**EXERCISE INSTRUCTIONS**
Below are records; how many of their lines contain "hent"? Reply with the number and no other words.

**EXTRACTED ENTRIES**
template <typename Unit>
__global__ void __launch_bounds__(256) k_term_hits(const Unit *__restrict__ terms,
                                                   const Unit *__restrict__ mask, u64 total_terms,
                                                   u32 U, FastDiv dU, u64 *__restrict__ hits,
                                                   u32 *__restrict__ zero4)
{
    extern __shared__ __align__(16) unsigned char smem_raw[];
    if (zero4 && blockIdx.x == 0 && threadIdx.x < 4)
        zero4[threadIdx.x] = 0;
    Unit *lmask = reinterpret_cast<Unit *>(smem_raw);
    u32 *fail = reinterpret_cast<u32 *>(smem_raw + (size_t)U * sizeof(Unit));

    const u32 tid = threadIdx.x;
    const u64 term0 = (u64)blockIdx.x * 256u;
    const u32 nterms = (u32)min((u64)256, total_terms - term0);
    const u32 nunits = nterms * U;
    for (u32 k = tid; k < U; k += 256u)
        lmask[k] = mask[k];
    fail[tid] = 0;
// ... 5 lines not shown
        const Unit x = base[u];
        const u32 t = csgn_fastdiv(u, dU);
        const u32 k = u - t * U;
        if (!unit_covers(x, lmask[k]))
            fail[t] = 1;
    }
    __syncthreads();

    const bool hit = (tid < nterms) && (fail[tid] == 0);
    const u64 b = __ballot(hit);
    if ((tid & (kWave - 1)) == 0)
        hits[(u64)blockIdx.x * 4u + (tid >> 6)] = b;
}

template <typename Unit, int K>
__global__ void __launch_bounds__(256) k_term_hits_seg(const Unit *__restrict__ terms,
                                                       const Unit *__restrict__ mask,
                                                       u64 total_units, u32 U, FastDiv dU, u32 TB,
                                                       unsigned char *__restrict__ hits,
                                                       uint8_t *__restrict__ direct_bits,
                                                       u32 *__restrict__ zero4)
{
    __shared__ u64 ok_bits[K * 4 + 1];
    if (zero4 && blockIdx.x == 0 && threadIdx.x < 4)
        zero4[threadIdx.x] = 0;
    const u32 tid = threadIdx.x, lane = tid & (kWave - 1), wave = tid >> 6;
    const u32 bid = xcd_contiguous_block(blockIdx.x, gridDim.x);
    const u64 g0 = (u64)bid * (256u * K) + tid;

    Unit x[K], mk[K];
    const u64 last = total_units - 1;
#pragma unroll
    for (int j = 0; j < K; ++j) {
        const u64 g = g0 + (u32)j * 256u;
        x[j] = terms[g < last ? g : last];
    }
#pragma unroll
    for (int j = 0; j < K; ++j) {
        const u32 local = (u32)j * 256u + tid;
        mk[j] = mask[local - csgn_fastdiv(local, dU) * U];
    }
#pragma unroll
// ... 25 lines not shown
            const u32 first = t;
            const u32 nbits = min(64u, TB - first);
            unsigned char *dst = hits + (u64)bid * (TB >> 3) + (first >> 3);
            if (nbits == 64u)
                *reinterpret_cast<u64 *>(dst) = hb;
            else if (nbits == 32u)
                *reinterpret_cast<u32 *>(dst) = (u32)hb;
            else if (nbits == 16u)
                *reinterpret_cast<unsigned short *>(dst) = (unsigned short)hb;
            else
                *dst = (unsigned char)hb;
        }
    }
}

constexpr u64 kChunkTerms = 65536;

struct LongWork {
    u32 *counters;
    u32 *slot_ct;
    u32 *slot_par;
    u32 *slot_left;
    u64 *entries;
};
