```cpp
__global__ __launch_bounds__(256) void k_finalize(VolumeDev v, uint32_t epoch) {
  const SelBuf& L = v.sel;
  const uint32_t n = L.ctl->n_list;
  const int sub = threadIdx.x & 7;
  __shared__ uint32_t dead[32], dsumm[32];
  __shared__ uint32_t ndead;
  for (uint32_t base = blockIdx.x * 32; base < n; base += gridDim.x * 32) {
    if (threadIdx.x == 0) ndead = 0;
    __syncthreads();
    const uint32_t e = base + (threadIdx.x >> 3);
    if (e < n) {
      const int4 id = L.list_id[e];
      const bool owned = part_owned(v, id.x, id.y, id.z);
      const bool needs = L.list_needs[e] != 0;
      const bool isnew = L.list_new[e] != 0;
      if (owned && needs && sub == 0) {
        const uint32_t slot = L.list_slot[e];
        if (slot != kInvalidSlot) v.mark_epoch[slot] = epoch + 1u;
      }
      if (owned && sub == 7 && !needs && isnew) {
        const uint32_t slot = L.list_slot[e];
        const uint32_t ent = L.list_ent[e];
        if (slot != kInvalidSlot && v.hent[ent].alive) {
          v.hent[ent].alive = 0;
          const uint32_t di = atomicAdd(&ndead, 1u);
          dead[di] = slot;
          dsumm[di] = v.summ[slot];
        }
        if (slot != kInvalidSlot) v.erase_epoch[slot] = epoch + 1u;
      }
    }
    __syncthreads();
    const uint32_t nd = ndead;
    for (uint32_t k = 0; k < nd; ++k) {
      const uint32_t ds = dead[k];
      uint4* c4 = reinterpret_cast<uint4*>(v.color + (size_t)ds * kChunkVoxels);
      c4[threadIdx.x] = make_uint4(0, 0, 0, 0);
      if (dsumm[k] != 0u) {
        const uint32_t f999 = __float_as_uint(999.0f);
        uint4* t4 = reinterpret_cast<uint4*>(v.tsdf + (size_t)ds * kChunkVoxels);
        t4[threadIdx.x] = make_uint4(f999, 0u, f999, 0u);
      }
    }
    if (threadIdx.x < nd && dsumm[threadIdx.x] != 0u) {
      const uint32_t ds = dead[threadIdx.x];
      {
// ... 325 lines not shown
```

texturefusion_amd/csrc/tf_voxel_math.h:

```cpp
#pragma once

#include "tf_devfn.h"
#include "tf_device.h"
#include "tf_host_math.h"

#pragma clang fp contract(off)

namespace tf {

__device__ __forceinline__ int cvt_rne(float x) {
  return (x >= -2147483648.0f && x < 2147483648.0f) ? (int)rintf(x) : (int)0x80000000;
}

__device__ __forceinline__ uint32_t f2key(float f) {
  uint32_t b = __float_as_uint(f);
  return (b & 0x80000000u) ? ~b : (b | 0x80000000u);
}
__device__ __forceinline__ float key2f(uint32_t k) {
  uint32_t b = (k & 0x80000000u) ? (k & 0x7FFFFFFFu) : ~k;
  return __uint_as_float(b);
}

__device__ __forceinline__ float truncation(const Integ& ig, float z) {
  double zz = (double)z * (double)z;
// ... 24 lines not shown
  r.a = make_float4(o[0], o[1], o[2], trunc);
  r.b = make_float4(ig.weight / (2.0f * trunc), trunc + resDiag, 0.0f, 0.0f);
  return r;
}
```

**EXERCISE SOLUTION**
2